> Your task
Copy nothing but the lines below running from the line containing "float4*>(s + i);" through the line containing "(int o = 1;", both end lines included.

> Records
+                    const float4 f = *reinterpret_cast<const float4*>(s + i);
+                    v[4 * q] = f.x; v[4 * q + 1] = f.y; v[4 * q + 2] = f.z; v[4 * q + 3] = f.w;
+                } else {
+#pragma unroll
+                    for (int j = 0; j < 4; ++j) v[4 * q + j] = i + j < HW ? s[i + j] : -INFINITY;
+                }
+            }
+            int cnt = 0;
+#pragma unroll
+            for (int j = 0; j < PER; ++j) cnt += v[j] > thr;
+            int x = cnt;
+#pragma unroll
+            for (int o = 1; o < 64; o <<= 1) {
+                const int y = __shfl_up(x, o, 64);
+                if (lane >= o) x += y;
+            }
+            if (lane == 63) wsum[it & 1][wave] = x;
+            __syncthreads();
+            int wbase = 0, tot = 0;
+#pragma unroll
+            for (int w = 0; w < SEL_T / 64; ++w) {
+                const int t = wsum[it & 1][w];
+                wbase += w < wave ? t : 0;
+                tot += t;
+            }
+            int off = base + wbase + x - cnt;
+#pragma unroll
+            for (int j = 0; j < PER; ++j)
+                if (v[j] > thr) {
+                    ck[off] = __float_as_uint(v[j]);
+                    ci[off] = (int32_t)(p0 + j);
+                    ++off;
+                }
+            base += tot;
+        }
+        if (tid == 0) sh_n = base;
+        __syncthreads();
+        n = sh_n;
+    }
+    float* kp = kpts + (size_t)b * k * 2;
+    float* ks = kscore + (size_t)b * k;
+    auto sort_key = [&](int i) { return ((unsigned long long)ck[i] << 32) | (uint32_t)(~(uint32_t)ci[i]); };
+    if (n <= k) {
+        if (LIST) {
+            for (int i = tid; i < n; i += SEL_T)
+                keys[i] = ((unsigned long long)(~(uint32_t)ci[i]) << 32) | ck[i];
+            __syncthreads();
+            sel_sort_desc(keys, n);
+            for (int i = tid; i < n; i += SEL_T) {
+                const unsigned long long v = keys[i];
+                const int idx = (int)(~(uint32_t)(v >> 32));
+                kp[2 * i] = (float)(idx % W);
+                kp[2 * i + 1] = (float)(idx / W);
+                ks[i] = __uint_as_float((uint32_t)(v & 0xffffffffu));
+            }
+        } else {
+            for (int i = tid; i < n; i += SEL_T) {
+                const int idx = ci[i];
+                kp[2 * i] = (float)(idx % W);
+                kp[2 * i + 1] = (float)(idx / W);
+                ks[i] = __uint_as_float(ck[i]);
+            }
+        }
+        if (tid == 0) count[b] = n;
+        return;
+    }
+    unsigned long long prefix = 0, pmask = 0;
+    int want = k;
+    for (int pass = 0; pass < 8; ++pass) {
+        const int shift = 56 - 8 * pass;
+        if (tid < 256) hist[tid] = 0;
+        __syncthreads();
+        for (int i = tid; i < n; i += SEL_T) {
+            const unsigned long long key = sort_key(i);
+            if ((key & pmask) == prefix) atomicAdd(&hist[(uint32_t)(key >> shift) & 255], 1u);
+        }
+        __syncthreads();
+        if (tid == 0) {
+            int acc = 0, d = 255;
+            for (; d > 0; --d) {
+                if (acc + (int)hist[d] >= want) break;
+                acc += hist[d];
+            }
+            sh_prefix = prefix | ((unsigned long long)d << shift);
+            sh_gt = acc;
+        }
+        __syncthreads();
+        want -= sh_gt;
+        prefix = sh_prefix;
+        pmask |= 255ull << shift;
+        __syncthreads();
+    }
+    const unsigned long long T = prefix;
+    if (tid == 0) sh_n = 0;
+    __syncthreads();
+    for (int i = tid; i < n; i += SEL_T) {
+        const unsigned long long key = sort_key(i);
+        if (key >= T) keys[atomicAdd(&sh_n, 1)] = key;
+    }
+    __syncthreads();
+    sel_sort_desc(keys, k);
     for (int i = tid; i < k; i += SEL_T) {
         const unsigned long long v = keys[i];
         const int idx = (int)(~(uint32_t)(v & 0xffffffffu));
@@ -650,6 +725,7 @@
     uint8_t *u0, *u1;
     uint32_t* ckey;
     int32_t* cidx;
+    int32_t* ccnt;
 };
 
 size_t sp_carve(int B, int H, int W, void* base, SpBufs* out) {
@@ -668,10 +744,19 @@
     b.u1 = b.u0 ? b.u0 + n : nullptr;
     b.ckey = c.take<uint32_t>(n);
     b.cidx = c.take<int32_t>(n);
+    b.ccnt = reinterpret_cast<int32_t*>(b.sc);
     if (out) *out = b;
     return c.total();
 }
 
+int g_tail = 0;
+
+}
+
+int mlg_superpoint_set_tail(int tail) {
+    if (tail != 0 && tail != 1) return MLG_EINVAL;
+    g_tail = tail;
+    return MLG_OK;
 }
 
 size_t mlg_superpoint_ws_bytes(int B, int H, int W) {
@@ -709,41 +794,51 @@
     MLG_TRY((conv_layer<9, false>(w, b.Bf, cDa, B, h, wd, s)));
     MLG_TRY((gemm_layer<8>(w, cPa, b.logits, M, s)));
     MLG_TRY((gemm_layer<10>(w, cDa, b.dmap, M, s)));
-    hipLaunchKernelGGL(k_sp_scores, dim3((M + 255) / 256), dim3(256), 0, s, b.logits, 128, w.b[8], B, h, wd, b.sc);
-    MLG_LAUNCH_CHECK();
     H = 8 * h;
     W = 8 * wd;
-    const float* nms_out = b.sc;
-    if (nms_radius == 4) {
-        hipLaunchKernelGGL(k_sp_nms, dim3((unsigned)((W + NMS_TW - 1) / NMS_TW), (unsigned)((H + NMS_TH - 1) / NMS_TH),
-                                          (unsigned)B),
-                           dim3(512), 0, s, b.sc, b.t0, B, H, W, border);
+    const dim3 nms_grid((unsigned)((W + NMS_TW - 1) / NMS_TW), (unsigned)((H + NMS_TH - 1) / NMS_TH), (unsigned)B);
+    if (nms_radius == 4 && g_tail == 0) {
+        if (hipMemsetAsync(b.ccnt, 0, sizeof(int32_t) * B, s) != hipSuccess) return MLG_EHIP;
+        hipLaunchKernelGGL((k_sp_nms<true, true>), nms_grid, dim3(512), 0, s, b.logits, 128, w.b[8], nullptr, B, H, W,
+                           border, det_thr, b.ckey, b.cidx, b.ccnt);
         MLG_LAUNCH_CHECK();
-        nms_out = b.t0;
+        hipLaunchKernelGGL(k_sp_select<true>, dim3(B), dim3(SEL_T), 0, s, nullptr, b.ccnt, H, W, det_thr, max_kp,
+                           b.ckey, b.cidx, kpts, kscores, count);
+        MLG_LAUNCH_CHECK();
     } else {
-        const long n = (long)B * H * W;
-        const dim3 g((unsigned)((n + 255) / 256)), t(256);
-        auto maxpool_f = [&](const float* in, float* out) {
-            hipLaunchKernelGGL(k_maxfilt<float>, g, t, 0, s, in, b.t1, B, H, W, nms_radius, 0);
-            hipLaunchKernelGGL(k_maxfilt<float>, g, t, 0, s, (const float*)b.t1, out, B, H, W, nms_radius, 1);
* * *
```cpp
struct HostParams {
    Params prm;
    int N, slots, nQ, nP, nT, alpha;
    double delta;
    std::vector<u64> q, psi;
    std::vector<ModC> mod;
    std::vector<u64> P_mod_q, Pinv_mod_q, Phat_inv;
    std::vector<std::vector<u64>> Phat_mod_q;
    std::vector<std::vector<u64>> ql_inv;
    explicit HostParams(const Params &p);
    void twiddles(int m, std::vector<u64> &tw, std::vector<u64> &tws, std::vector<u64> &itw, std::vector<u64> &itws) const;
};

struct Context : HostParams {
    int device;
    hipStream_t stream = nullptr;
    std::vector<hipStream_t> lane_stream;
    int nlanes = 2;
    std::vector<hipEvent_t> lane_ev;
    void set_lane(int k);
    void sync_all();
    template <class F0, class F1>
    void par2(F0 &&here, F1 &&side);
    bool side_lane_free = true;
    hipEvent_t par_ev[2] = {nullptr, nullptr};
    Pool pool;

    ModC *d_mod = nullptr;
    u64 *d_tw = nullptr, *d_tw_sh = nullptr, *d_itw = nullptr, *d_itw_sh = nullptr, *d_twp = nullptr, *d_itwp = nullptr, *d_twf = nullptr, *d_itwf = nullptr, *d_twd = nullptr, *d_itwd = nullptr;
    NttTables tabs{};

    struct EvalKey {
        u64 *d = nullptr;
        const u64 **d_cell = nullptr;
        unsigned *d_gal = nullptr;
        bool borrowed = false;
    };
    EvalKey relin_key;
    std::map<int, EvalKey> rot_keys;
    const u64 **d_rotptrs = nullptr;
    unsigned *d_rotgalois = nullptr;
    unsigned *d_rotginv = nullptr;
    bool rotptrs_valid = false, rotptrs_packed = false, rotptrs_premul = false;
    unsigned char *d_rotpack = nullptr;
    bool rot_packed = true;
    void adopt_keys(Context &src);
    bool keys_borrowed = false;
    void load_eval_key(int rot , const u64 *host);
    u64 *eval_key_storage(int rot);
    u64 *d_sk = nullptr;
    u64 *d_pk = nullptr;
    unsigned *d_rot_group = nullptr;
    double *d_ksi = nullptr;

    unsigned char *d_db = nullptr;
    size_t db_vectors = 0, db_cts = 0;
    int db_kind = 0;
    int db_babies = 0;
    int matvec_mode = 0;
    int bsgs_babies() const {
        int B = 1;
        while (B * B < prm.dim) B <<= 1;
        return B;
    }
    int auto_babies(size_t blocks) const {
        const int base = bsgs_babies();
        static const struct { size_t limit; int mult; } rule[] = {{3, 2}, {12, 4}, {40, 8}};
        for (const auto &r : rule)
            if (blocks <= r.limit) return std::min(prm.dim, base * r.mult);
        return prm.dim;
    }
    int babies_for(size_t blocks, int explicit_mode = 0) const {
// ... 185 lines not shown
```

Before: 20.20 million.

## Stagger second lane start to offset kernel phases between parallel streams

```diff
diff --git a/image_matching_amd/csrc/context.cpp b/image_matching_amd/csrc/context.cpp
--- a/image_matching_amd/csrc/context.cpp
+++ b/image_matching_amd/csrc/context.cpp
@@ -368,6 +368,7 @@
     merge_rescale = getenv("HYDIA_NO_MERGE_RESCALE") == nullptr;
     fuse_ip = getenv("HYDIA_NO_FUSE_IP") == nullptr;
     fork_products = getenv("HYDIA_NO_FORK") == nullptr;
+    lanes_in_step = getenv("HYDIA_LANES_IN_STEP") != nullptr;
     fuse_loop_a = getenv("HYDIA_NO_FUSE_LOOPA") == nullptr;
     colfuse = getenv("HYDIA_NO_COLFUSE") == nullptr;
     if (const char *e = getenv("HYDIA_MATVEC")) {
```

> Answer to this problem
+                    const float4 f = *reinterpret_cast<const float4*>(s + i);
+                    v[4 * q] = f.x; v[4 * q + 1] = f.y; v[4 * q + 2] = f.z; v[4 * q + 3] = f.w;
+                } else {
+#pragma unroll
+                    for (int j = 0; j < 4; ++j) v[4 * q + j] = i + j < HW ? s[i + j] : -INFINITY;
+                }
+            }
+            int cnt = 0;
+#pragma unroll
+            for (int j = 0; j < PER; ++j) cnt += v[j] > thr;
+            int x = cnt;
+#pragma unroll
+            for (int o = 1; o < 64; o <<= 1) {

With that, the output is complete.